10X single cell RNA sequencing was performed on FACS-sorted CD4 T cells (14 samples comprising 6 patients with RA before and after anti-TNF therapy and 2 healthy controls). 10 clusters were identified, including a CD4 Temra cluster. Terminal differentiation was confirmed using pseudotime lineage analysis, with CD4 T effector memory cluster being the immediate precursor. The CD4 Temra cluster expressed an increased lymphocyte adhesion and migration signature, and cytotoxicity compared to other clusters (Figure 1). A functional cytotoxicity assay showed that CD4 Temra demonstrated increased major histocompatibility complex (MHC) independent cytotoxicity compared to CD4 Naïve T cells in patients with active RA (p = 0.016) but this difference was not seen in those in remission or healthy individuals (Figure 2).

Conclusion: The enhanced CD4 Temra frequency and cytotoxicity in patients with active RA suggest a role in perpetuating disease. Single cell RNA sequencing analysis of CD4 Temra reveal their propensity to migrate towards inflammatory sites as well as cytotoxicity compared to other CD4 cell populations. The association between CMV IgG titre, Temra frequency and disease activity provide a plausible mechanism by which CMV may aggravate inflammation in RA.

REFERENCES: [1] Weyand CM, Yang Z, Goronzy JJ. T-cell aging in rheumatoid arthritis. Curr Opin Rheumatol. 2014;26(1):93-100.

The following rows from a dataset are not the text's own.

#ifndef AVIF_FLAT_WARPS
#define AVIF_FLAT_WARPS 28
#endif
constexpr int kFlatWarps = AVIF_FLAT_WARPS;
constexpr int kFlatThreads = kFlatWarps * 32;
constexpr int kRowSegmentBytes = kTilePixels * 12;
constexpr int kStageBytesPerWarp = 2 * kRowSegmentBytes;
constexpr int kRowSegmentWords = kRowSegmentBytes / 4;
constexpr int kSharedBarriers = 256;
constexpr int kTableBarrierSlot = kSharedBarriers / 8 - 1;
static_assert(kFlatWarps <= kTableBarrierSlot, "the warps' barriers and the table's share kSharedBarriers");
constexpr int kSharedLimit = 227 * 1024;
__host__ __device__ constexpr int FlatFixedBytes() { return kSharedLibm + kSharedBarriers + kFlatWarps * kStageBytesPerWarp; }

struct FlatSchedule
{
    int32_t tilesX, tileRows, warpCount;
    int32_t segments, items;
    int32_t segmentRows, longSegments;
    int32_t lastColumnBytes;
    int32_t unpairedTileRow;
    int32_t scatter;
};

__device__ __forceinline__ bool ElectOne()
{
    uint32_t elected;
    asm volatile("{ .reg .pred p; elect.sync _|p, 0xffffffff; selp.u32 %0, 1, 0, p; }" : "=r"(elected));
    return elected != 0;
}

template <int CURVE, int XS, int YS, int TWO_LEVEL, int INTERLEAVED>
__global__ void __launch_bounds__(kFlatThreads, 1) EncodeRgbF32FlatKernel(const FastEncodeParams p, const FlatSchedule schedule)
{
    constexpr bool kCompact = TWO_LEVEL >= 2;
    constexpr int kCompactShift = TWO_LEVEL == 3 ? 14 : 0;
    extern __shared__ __align__(128) uint8_t sharedBytes[];
    uint64_t* libmStorage = reinterpret_cast<uint64_t*>(sharedBytes);
    uint64_t* barriers = reinterpret_cast<uint64_t*>(sharedBytes + kSharedLibm);
    uint8_t* stageAll = sharedBytes + kSharedLibm + kSharedBarriers;
    uint2* flatEntries = reinterpret_cast<uint2*>(sharedBytes + FlatFixedBytes());
    uint32_t* compactEntries = reinterpret_cast<uint32_t*>(sharedBytes + FlatFixedBytes());
    const uint32_t* firstBits = compactEntries + ((p.table.flatCount + 3) & ~3);
    uint2* octaves = reinterpret_cast<uint2*>(sharedBytes + FlatFixedBytes());
    uint32_t* bucketWords = reinterpret_cast<uint32_t*>(sharedBytes + FlatFixedBytes() + 2048);

    const int lane = threadIdx.x & 31;
    const int warpInBlock = __shfl_sync(0xffffffffu, static_cast<int>(threadIdx.x >> 5), 0);
    const uint32_t barrier = SharedAddress(barriers + warpInBlock);
    uint32_t* stage = reinterpret_cast<uint32_t*>(stageAll + warpInBlock * kStageBytesPerWarp);
    const uint32_t stageAddress = SharedAddress(stage);
    const uint32_t* myStage = stage + lane * 12;

    const int tilesX = schedule.tilesX;
    const int warpCount = schedule.warpCount;
    const int firstItem = schedule.scatter ? warpInBlock * static_cast<int>(gridDim.x) + static_cast<int>(blockIdx.x) : static_cast<int>(blockIdx.x) * kFlatWarps + warpInBlock;
    constexpr int kChromaRowsPerTile = YS ? 1 : 2;
    constexpr int kChromaTileBytes = XS ? kTilePixels : 2 * kTilePixels;

    auto itemRows = [&](int item, int& column, int& rowBegin, int& rowEnd)
    {
        const int segment = item / tilesX;
        column = item - segment * tilesX;
        rowBegin = segment * schedule.segmentRows + min(segment, schedule.longSegments);
        rowEnd = rowBegin + schedule.segmentRows + (segment < schedule.longSegments ? 1 : 0);
    };
    auto fetchTile = [&](int row, uint32_t bytes, int64_t offset)
    {
        const bool second = row != schedule.unpairedTileRow;
        const uint8_t* source = p.rows + offset;
        BarrierExpect(barrier, second ? 2u * bytes : bytes);
        BulkCopyToShared(stageAddress, source, bytes, barrier);
        if (second)
        {
            BulkCopyToShared(stageAddress + kRowSegmentBytes, source + p.rowStride, bytes, barrier);
        }
    };
    auto columnBytes = [&](int column) { return column == tilesX - 1 ? static_cast<uint32_t>(schedule.lastColumnBytes) : static_cast<uint32_t>(kRowSegmentBytes); };
    auto sourceOffsetOf = [&](int row, int column) { return static_cast<int64_t>(row) * 2 * p.rowStride + static_cast<int64_t>(column) * kRowSegmentBytes; };

    if (kCompact && threadIdx.x == 0)
    {
        BeginTableImageCopy(p.table, compactEntries, barriers + kTableBarrierSlot);
    }
    if (ElectOne())
    {
        BarrierInit(barrier, 1);
        BarrierInitFence();
        if (firstItem < schedule.items)
        {
            int column, rowBegin, rowEnd;
            itemRows(firstItem, column, rowBegin, rowEnd);
            if (rowBegin < rowEnd)
            {
                fetchTile(rowBegin, columnBytes(column), sourceOffsetOf(rowBegin, column));
            }
        }
    }

    const LibmTables t = avifmath::StageLibmTables(libmStorage, threadIdx.x, blockDim.x);
    if (kCompact)
    {
    }
    else if (TWO_LEVEL)
    {
        for (int i = threadIdx.x; i < 256; i += blockDim.x)
        {
            octaves[i] = p.table.octaves[i];
        }
        for (int i = threadIdx.x; i < p.table.bucketCount; i += blockDim.x)
        {
            bucketWords[i] = p.table.buckets[i];
        }
    }
    else
    {
        const uint4* source = reinterpret_cast<const uint4*>(p.table.flat);
        uint4* target = reinterpret_cast<uint4*>(flatEntries);
        const int pairs = (p.table.flatCount + 1) / 2;
#pragma unroll 8
        for (int i = threadIdx.x; i < pairs; i += blockDim.x)
        {
            target[i] = __ldg(source + i);
        }
    }
    __syncthreads();
    if (kCompact)
    {
        WaitTableImage(barriers + kTableBarrierSlot);
    }

    const uint32_t flatShift = p.table.flatShift;
    const int32_t negativeLow = -static_cast<int32_t>(p.table.flatLow);
    const int32_t span = static_cast<int32_t>(p.table.flatHigh - p.table.flatLow);
    const uint32_t bandStrideLog2 = p.table.bandStrideLog2;
    const uint32_t* __restrict__ bandBits = p.table.bandBits;
    const uint32_t compactTopShift = 32u - flatShift;
    const uint32_t compactCodeMask = p.table.compactCodeMask;
    const uint32_t compactMagic = p.table.compactMagic;
    uint32_t parity = 0;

[2] Libri V, Azevedo RI, Jackson SE, et al. Cytomegalovirus infection induces the accumulation of short-lived, multifunctional CD4 ⁺ CD45RA ⁺ CD27 ⁻ T cells: the potential involvement of interleukin-7 in this process. Immunology. 2011;132: 326-339.

Acknowledgements: The authors would like to acknowledge Versus Arthritis, Rosetrees Trust, Royal College of Physicians, University College London Hospitals Biomedical Research Centre, University College London Hospitals Charity for funding this research, as well as patient partners and University College London Hospital Patient Partners in Rheumatology Research for their input.

Disclosure of Interests: Su-Ann Yeoh: None declared, Michael Ehrenstein: None declared, Arne Akbar: None declared, Daniel McCluskey: None declared, Luisa Chocarro: None declared, Wing Tung Ma: None declared, Daniel Janman Current employee of Quell Therapeutics (involved in modular engineered Treg, unrelated to the current research). Involvement in the submitted research was whilst affiliated with University College London, Jamie Evans: None declared, Eleanor Hawkins: None declared, Linda Tomson: None declared.